The county’s chief legal counsel, Scott Brown, said he’s still determining what exactly the county can do to “help our residents feel safe coming to the courthouse.”

“It’s certainly a challenging legal issue, but I have not given up,” he said.

The committee’s resolution said it opposed ICE “operating outside the limits of the law” in and around the courthouse. But it did not claim the March 30 and April 4 arrests were unlawful.

Debate over ICE courthouse arrests goes back years

Since its creation in 2003, ICE has made immigration arrests in local courthouses.

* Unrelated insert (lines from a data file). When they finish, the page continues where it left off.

#ifdef RT_INSTRUMENT
__device__ unsigned long long g_inst[8];
__device__ unsigned long long g_prune[4];
__device__ unsigned short g_ray_iters[1u << 23];
#endif
#ifdef RT_TIMEBLOCKS
__device__ unsigned long long g_inst[8];
#endif
#ifdef RT_WAVETIMES
__device__ unsigned long long g_wt[8];
__device__ unsigned long long g_wt_end[8192], g_wt_dry[8192];
constexpr int WT_TRACE = 64;
__device__ unsigned long long g_wt_trace[8192][WT_TRACE];
__device__ unsigned g_wt_blocks[8192][WT_TRACE][6];
__device__ unsigned long long g_wt_pub[8192][4];
__device__ unsigned long long g_wt_vm[8192];
#endif
#if defined(RT_INSTRUMENT) || defined(RT_TIMEBLOCKS) || defined(RT_WAVETIMES)
struct MarchDiag {
    static __device__ __forceinline__ unsigned wave_number() { return blockIdx.x * (blockDim.x >> 6) + (threadIdx.x >> 6); }
    static __device__ __forceinline__ bool first_active_lane()
    {
        return (int) (threadIdx.x & 63) == __ffsll((long long) __ballot(1)) - 1;
    }
#ifdef RT_INSTRUMENT
    unsigned w[3] = { 0, 0, 0 }, a[3] = { 0, 0, 0 }, ray_iters = 0;
#endif
#if defined(RT_TIMEBLOCKS) || defined(RT_WAVEBLOCKS)
    unsigned long long tb_acc[6] = { 0, 0, 0, 0, 0, 0 }, tb_last = __builtin_readcyclecounter(), tb_iters = 0;
#endif
#ifdef RT_WAVETIMES
    const unsigned long long wt_start = __builtin_amdgcn_s_memrealtime();
    unsigned long long wt_dry = 0, pub_t0 = 0;
    unsigned wt_a_runs = 0, wt_b_runs = 0, wave_iter = 0;
#endif
    __device__ __forceinline__ void tick(int i)
    {
#ifdef RT_INSTRUMENT
        a[i]++;
        w[i] += first_active_lane() ? 1u : 0u;
#endif
    }
    __device__ __forceinline__ void mark(int i)
    {
#if defined(RT_TIMEBLOCKS) || defined(RT_WAVEBLOCKS)
        const unsigned long long now = __builtin_readcyclecounter();
        tb_acc[i] += now - tb_last;
        tb_last = now;
#endif
    }
    __device__ __forceinline__ void iteration(int st, int lane, int n_idle)
    {
#ifdef RT_INSTRUMENT
        ray_iters += st != ST_IDLE ? 1u : 0u;
#endif
#ifdef RT_TIMEBLOCKS
        tb_iters++;
#endif
#ifdef RT_WAVETIMES
        if ((++wave_iter & 15u) == 0u) {
            const unsigned wid = wave_number(), smp = wave_iter >> 4;
            if (lane == 0 && wid < 8192u && smp < (unsigned) WT_TRACE) {
                g_wt_trace[wid][smp] = (__builtin_amdgcn_s_memrealtime() & 0xffffffffffull) | ((unsigned long long) (WAVE - n_idle) << 40) |
                                       ((unsigned long long) wt_a_runs << 48) | ((unsigned long long) wt_b_runs << 56);
                g_wt_trace[wid][0] = smp;
#ifdef RT_WAVEBLOCKS
                for (int b = 0; b < 6; b++)
                    g_wt_blocks[wid][smp][b] = (unsigned) tb_acc[b];
#endif
            }
#ifdef RT_WAVEBLOCKS
            for (int b = 0; b < 6; b++)
                tb_acc[b] = 0;
#endif
            wt_a_runs = wt_b_runs = 0;
        }
#endif
    }
    __device__ __forceinline__ void counters_dry()
    {
#ifdef RT_WAVETIMES
        wt_dry = __builtin_amdgcn_s_memrealtime();
#endif
    }
    __device__ __forceinline__ void blocks_run(bool a_runs, bool lane_wants_b)
    {
#ifdef RT_WAVETIMES
        wt_a_runs += a_runs ? 1u : 0u;
        wt_b_runs += __ballot(lane_wants_b) != 0ull ? 1u : 0u;
#endif
    }
    __device__ __forceinline__ void ray_retired(unsigned ridx)
    {
#ifdef RT_INSTRUMENT
        if (ridx < (1u << 23))
            g_ray_iters[ridx] = (unsigned short) (ray_iters < 65535u ? ray_iters : 65535u);
        ray_iters = 0;
#endif
    }
    __device__ __forceinline__ void publish_begin()
    {
#ifdef RT_WAVETIMES
        pub_t0 = __builtin_amdgcn_s_memrealtime();
#endif
    }
    __device__ __forceinline__ void publish_stores_landed()
    {
#ifdef RT_WAVETIMES
        const unsigned long long now = __builtin_amdgcn_s_memrealtime();
        atomicAdd(&g_wt_vm[wave_number() & 8191u], now - pub_t0);
        pub_t0 = now;
#endif
    }
    __device__ __forceinline__ void publish_end()
    {
#ifdef RT_WAVETIMES
        const unsigned long long dt = __builtin_amdgcn_s_memrealtime() - pub_t0;
        unsigned long long *q       = g_wt_pub[wave_number() & 8191u];
        atomicAdd(&q[0], dt);
        atomicAdd(&q[1], 1ull);
        atomicMax(&q[3], dt);
#endif
    }
    static __device__ __forceinline__ void push_retry()
    {
#ifdef RT_WAVETIMES
        atomicAdd(&g_wt_pub[wave_number() & 8191u][2], 1ull);
#endif
    }
    __device__ __forceinline__ void tiny_dividend()
    {
#ifdef RT_INSTRUMENT
        if (first_active_lane())
            atomicAdd(&g_inst[6], 1ull);
#endif
    }
    __device__ __forceinline__ void prune(int i)
    {
#ifdef RT_INSTRUMENT
        if (first_active_lane())
            atomicAdd(&g_prune[i], 1ull);
#endif
    }
    __device__ __forceinline__ void wave_end(int lane)
    {
#ifdef RT_WAVETIMES
        if (lane == 0) {
            const unsigned long long wt_end = __builtin_amdgcn_s_memrealtime();
            atomicMin(&g_wt[0], wt_start);
            atomicMax(&g_wt[1], wt_start);
            const unsigned n = atomicAdd((unsigned *) &g_wt[6], 1u);
            if (n < 8192)
                g_wt_end[n] = wt_end | ((unsigned long long) (threadIdx.x >> 6) << 56), g_wt_dry[n] = wt_dry;
        }
#endif
#ifdef RT_TIMEBLOCKS
        if (lane == 0) {
            for (int i = 0; i < 6; i++)
                atomicAdd(&g_inst[i], tb_acc[i]);
            atomicAdd(&g_inst[7], tb_iters);
        }
#endif
#ifdef RT_INSTRUMENT
        for (int i = 0; i < 3; i++) {
            const unsigned tw = wave_sum_u32(w[i]), ta = wave_sum_u32(a[i]);
            if (lane == 0) {
                atomicAdd(&g_inst[2 * i], (unsigned long long) tw);
                atomicAdd(&g_inst[2 * i + 1], (unsigned long long) ta);
            }
        }
#endif
    }
};
#else
struct MarchDiag {
    __device__ __forceinline__ void tick(int) {}
    __device__ __forceinline__ void mark(int) {}
    __device__ __forceinline__ void iteration(int, int, int) {}
    __device__ __forceinline__ void counters_dry() {}
    __device__ __forceinline__ void blocks_run(bool, bool) {}
    __device__ __forceinline__ void ray_retired(unsigned) {}
    __device__ __forceinline__ void publish_begin() {}
    __device__ __forceinline__ void publish_stores_landed() {}
    __device__ __forceinline__ void publish_end() {}
    static __device__ __forceinline__ void push_retry() {}
    __device__ __forceinline__ void tiny_dividend() {}
    __device__ __forceinline__ void prune(int) {}
    __device__ __forceinline__ void wave_end(int) {}
};
#endif

struct TileList {
    unsigned *head;
    unsigned *next;
    unsigned *lnode;
    unsigned *nalloc;
    unsigned cap;
    unsigned *rem;
    unsigned *marching;
    unsigned n_waves;
    unsigned split;
    unsigned k_part;
};
constexpr unsigned TILE_NONE = 0xffffffffu;
constexpr unsigned TILE_PART_FLAG = 1u << 30, TILE_PART_SHIFT = 28, TILE_ID_MASK = (1u << TILE_PART_SHIFT) - 1u;
__device__ __forceinline__ unsigned tile_node(unsigned entry)
{
    return (entry & TILE_ID_MASK) * 4u + ((entry & TILE_PART_FLAG) ? (entry >> TILE_PART_SHIFT) & 3u : 0u);
}
constexpr unsigned TILE_REF_GLOBAL = 1u << 31;
__device__ __forceinline__ void tile_push(const TileList &T, unsigned tile)
{
    const unsigned id = __hip_atomic_fetch_add(T.nalloc, 1u, __ATOMIC_RELAXED, __HIP_MEMORY_SCOPE_WORKGROUP);
    unsigned old      = __hip_atomic_load(T.head, __ATOMIC_RELAXED, __HIP_MEMORY_SCOPE_WORKGROUP);
    if (id < T.cap) {
        __hip_atomic_store(&T.lnode[2u * id], tile, __ATOMIC_RELAXED, __HIP_MEMORY_SCOPE_WORKGROUP);
        for (;;) {
            __hip_atomic_store(&T.lnode[2u * id + 1u], old, __ATOMIC_RELAXED, __HIP_MEMORY_SCOPE_WORKGROUP);
            asm volatile("s_waitcnt lgkmcnt(0)" ::: "memory");
            if (__hip_atomic_compare_exchange_strong(T.head, &old, id, __ATOMIC_RELAXED, __ATOMIC_RELAXED, __HIP_MEMORY_SCOPE_WORKGROUP))
                return;
            MarchDiag::push_retry();
        }
    }
    tile |= TILE_REF_GLOBAL;
    for (;;) {
        __hip_atomic_store(&T.next[tile_node(tile & ~TILE_REF_GLOBAL)], old, __ATOMIC_RELAXED, __HIP_MEMORY_SCOPE_WORKGROUP);
        asm volatile("s_waitcnt vmcnt(0)" ::: "memory");
        if (__hip_atomic_compare_exchange_strong(T.head, &old, tile, __ATOMIC_RELAXED, __ATOMIC_RELAXED, __HIP_MEMORY_SCOPE_WORKGROUP))
            return;
        MarchDiag::push_retry();
    }
}
__device__ __forceinline__ void tile_publish(const TileList &T, unsigned tile)
{
    bool parts = T.split == 2u;
    if (T.split == 1u)
        parts = __hip_atomic_load(T.head, __ATOMIC_RELAXED, __HIP_MEMORY_SCOPE_WORKGROUP) == TILE_NONE &&
                __hip_atomic_load(T.marching, __ATOMIC_RELAXED, __HIP_MEMORY_SCOPE_WORKGROUP) * 8u <= T.n_waves;
    if (parts && T.k_part != 0u) {
        for (unsigned q = 0; q < 4u; q++)
            tile_push(T, tile | (q << TILE_PART_SHIFT) | TILE_PART_FLAG);
    } else {
        tile_push(T, tile);
    }
}
__device__ __forceinline__ unsigned tile_pop(const TileList &T)
{
    unsigned old = __hip_atomic_load(T.head, __ATOMIC_RELAXED, __HIP_MEMORY_SCOPE_WORKGROUP);
    while (old != TILE_NONE) {
        const unsigned nxt = (old & TILE_REF_GLOBAL)
                                 ? __hip_atomic_load(&T.next[tile_node(old & ~TILE_REF_GLOBAL)], __ATOMIC_RELAXED, __HIP_MEMORY_SCOPE_WORKGROUP)
                                 : __hip_atomic_load(&T.lnode[2u * old + 1u], __ATOMIC_RELAXED, __HIP_MEMORY_SCOPE_WORKGROUP);
        if (__hip_atomic_compare_exchange_strong(T.head, &old, nxt, __ATOMIC_RELAXED, __ATOMIC_RELAXED, __HIP_MEMORY_SCOPE_WORKGROUP))
            break;
    }
    if (old == TILE_NONE)
        return TILE_NONE;
    return (old & TILE_REF_GLOBAL) ? (old & ~TILE_REF_GLOBAL) : __hip_atomic_load(&T.lnode[2u * old], __ATOMIC_RELAXED, __HIP_MEMORY_SCOPE_WORKGROUP);
}
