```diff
@@ -741,7 +819,7 @@
     } else if (pick == W_SWAP) {
       swapStep();
     } else if (pick == W_SERVE) {
-      serveStep(bestRing, serveAtLeast);
+      serveStep(bestRing, serveAtLeast, nN);
     }
   }
   flushProfile();
```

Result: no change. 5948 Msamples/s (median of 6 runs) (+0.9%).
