#define NB_CHUNK 128
#define NB_WAVES 4
template <int METHOD, bool ENERGY, bool ALCH>
__global__ __launch_bounds__(64 * NB_WAVES)
void nonbonded_kernel(nb_params p, int N, int Npad, const float4* __restrict__ pos,
                      const float4* __restrict__ param_all, const unsigned long long* __restrict__ mask_all,
                      const int* __restrict__ order, const float4* __restrict__ tile_c, const float4* __restrict__ tile_h,
                      const float* __restrict__ box, const float* __restrict__ rep_lam,
                      float4* __restrict__ partial, double* __restrict__ epart, int n_epart, int ntile)
{
    __shared__ float4 s_pos[NB_CHUNK];
    __shared__ float4 s_prm[NB_CHUNK];
    const int tid = threadIdx.x;
    const int lane = tid & 63, wave = tid >> 6;
    const int itile = blockIdx.x * NB_WAVES + wave;
    const int i0 = itile * 64;
    const int i = i0 + lane;
    const int js = blockIdx.y;
    const int r = blockIdx.z;
    const float4* __restrict__ P = pos + (size_t)r * Npad;
    const float4* __restrict__ param = order ? param_all + (size_t)r * Npad : param_all;
    const unsigned long long* __restrict__ mask = order ? mask_all + (size_t)r * Npad * p.excl_words : mask_all;
    const float Lx = box[4 * r], Ly = box[4 * r + 1], Lz = box[4 * r + 2];
    const float iLx = 1.f / Lx, iLy = 1.f / Ly, iLz = 1.f / Lz;
    float lam_a = 1.f, sc = 0.f, lam_e = 1.f;
    if (ALCH) { lam_a = rep_lam[4 * r]; sc = rep_lam[4 * r + 1]; lam_e = rep_lam[4 * r + 2]; }
    const bool active = (itile < ntile) && (i < N);
    const float4 xi = P[active ? i : 0];
    float4 pi = param[active ? i : 0];
    if (ALCH && pi.w != 0.f) pi.x *= lam_e;
    unsigned long long mk[MAX_EXCL_WORDS];
#pragma unroll
    for (int w = 0; w < MAX_EXCL_WORDS; ++w) mk[w] = (w < p.excl_words) ? mask[(size_t)(active ? i : 0) * p.excl_words + w] : 0ull;
    const int half = 32 * p.excl_words;

    const int tps = (ntile + p.n_jsplit - 1) / p.n_jsplit;
    const int t0 = js * tps, t1 = min(ntile, t0 + tps);
    const int jbeg = t0 * 64, jend = min(t1 * 64, N);
    float4 ci = make_float4(0.f, 0.f, 0.f, 0.f), hi = ci;
    const bool cull = order != nullptr && itile < ntile;
    if (cull) { ci = tile_c[(size_t)r * ntile + itile]; hi = tile_h[(size_t)r * ntile + itile]; }
    float fx = 0.f, fy = 0.f, fz = 0.f;
    double e = 0.0;
    const float rcut2 = SCI_EWALD(METHOD) ? p.rcc2 : p.rc2;
    for (int cb = jbeg; cb < jend; cb += NB_CHUNK) {
        __syncthreads();
        {
            const int jj = min(cb + (tid & (NB_CHUNK - 1)), jend - 1);
            if (tid < NB_CHUNK) s_pos[tid] = P[jj]; else s_prm[tid - NB_CHUNK] = param[jj];
        }
        __syncthreads();
        const int cn = min(NB_CHUNK, jend - cb);
        for (int tb = 0; tb < cn; tb += 64) {
            const int jb = cb + tb;
            const int tn = min(64, cn - tb);
            const bool near = (jb + 63 >= i0 - half) && (jb <= i0 + 63 + half);
            if (cull) {
                const int jt = jb >> 6;
                const float4 cj = tile_c[(size_t)r * ntile + jt], hj = tile_h[(size_t)r * ntile + jt];
                float bx = cj.x - ci.x, by = cj.y - ci.y, bz = cj.z - ci.z;
                bx -= Lx * rintf(bx * iLx); by -= Ly * rintf(by * iLy); bz -= Lz * rintf(bz * iLz);
                bx = fmaxf(0.f, fabsf(bx) - hi.x - hj.x); by = fmaxf(0.f, fabsf(by) - hi.y - hj.y); bz = fmaxf(0.f, fabsf(bz) - hi.z - hj.z);
                if (bx * bx + by * by + bz * bz > rcut2) continue;
            }
#pragma unroll 4
            for (int u = 0; u < tn; ++u) {
                const int j = jb + u;
                const float4 xj = s_pos[tb + u];
                float4 pj = s_prm[tb + u];
                float dx = xj.x - xi.x, dy = xj.y - xi.y, dz = xj.z - xi.z;
                dx -= Lx * rintf(dx * iLx); dy -= Ly * rintf(dy * iLy); dz -= Lz * rintf(dz * iLz);
                const float r2 = dx * dx + dy * dy + dz * dz;
                bool in = active && (r2 < rcut2);
                if (near) {
                    const int d = j - i + half;
                    if (d >= 0 && d < 2 * half) in = in && !((mk[d >> 6] >> (d & 63)) & 1ull);
                }
                if (in) {
// ... 426 lines not shown
        for (int i = 0; i < N; ++i) if (d->epsilon[i] != 0.0) ord[i] = NL++;
        t.lj_split = any_charge && NL > 0 && NL * 10 <= N * 6;
        if (t.lj_split) {
            t.NL = NL; t.NLpad = (NL + 63) / 64 * 64;
            int maxd_lj = 0;
            for (int e = 0; e < d->n_exceptions; ++e) {
                const int a = ord[d->exception_atoms[2 * e]], b2 = ord[d->exception_atoms[2 * e + 1]];
                if (a >= 0 && b2 >= 0) maxd_lj = std::max(maxd_lj, std::abs(a - b2));
            }
            t.lj_words = std::max(1, (maxd_lj + 32) / 32);
            if (t.lj_words > MAX_EXCL_WORDS) t.lj_split = false;
        }
        if (t.lj_split) {
            std::vector<unsigned long long> lm((size_t)t.NLpad * t.lj_words, 0ull);
            auto setb = [&](int a, int b2) { const int dd = b2 - a + 32 * t.lj_words; lm[(size_t)a * t.lj_words + (dd >> 6)] |= 1ull << (dd & 63); };
            for (int a = 0; a < t.NL; ++a) setb(a, a);
            for (int e = 0; e < d->n_exceptions; ++e) {
                const int a = ord[d->exception_atoms[2 * e]], b2 = ord[d->exception_atoms[2 * e + 1]];
                if (a >= 0 && b2 >= 0) { setb(a, b2); setb(b2, a); }
            }
            if ((rc = t.d_lj_ord.upload(h, ord)) || (rc = t.d_lj_mask.upload(h, lm))) return rc;
        }
    }

    t.disp_coeff = 0.0;
    if (d->use_dispersion_correction) {
        std::vector<double> sg(d->sigma, d->sigma + N), ep(d->epsilon, d->epsilon + N);
        for (int i = 0; i < N; ++i) if (t.is_alch[i]) ep[i] = 0.0;
        t.disp_coeff = dispersion_coefficient(N, sg, ep, d->cutoff, p.rs >= 0 ? d->switch_distance : -1.0);
    }
    t.self_energy = 0.0; t.net_charge_term = 0.0; t.self_nn = t.self_aa = t.q_n = t.q_a = 0.0;
    if (t.method == NB_EWALD) {
        double q2n = 0, q2a = 0;
        for (int i = 0; i < N; ++i) {
            if (t.is_alch[i]) { q2a += d->charge[i] * d->charge[i]; t.q_a += d->charge[i]; }
            else { q2n += d->charge[i] * d->charge[i]; t.q_n += d->charge[i]; }
        }
        const double pref = -REMD_ONE_4PI_EPS0 * d->ewald_alpha / sqrt(M_PI);
        t.self_nn = pref * q2n; t.self_aa = pref * q2a;
        t.self_energy = t.self_nn + t.self_aa;
        t.net_charge_term = -REMD_ONE_4PI_EPS0 * M_PI / (2.0 * d->ewald_alpha * d->ewald_alpha);
    }
    return 0;
}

They happened during the Democratic Obama administration — including in Wisconsin — but were expanded in Trump’s first term, according to a 2018 American Civil Liberties Union report.

The Biden administration paused most ICE courthouse arrests.

But one day after President Donald Trump’s second inauguration, an internal ICE directive allowed agents to make immigration arrests in courthouses as long as they were “not precluded by laws imposed by the jurisdiction in which the civil immigration enforcement action will take place.”

The directive said agents should “generally avoid” enforcement in non-criminal courts, like family courts. It also said arrests “should, to the extent practicable,” be done “in collaboration with court security staff.”

The Milwaukee County Sheriff’s Office provides security for the county courthouse.

At the Tuesday meeting, Barkow said his office was notified “literally seconds” before the March 30 arrest by ICE.

As for the arrest on April 4, he said “we were not notified at all.”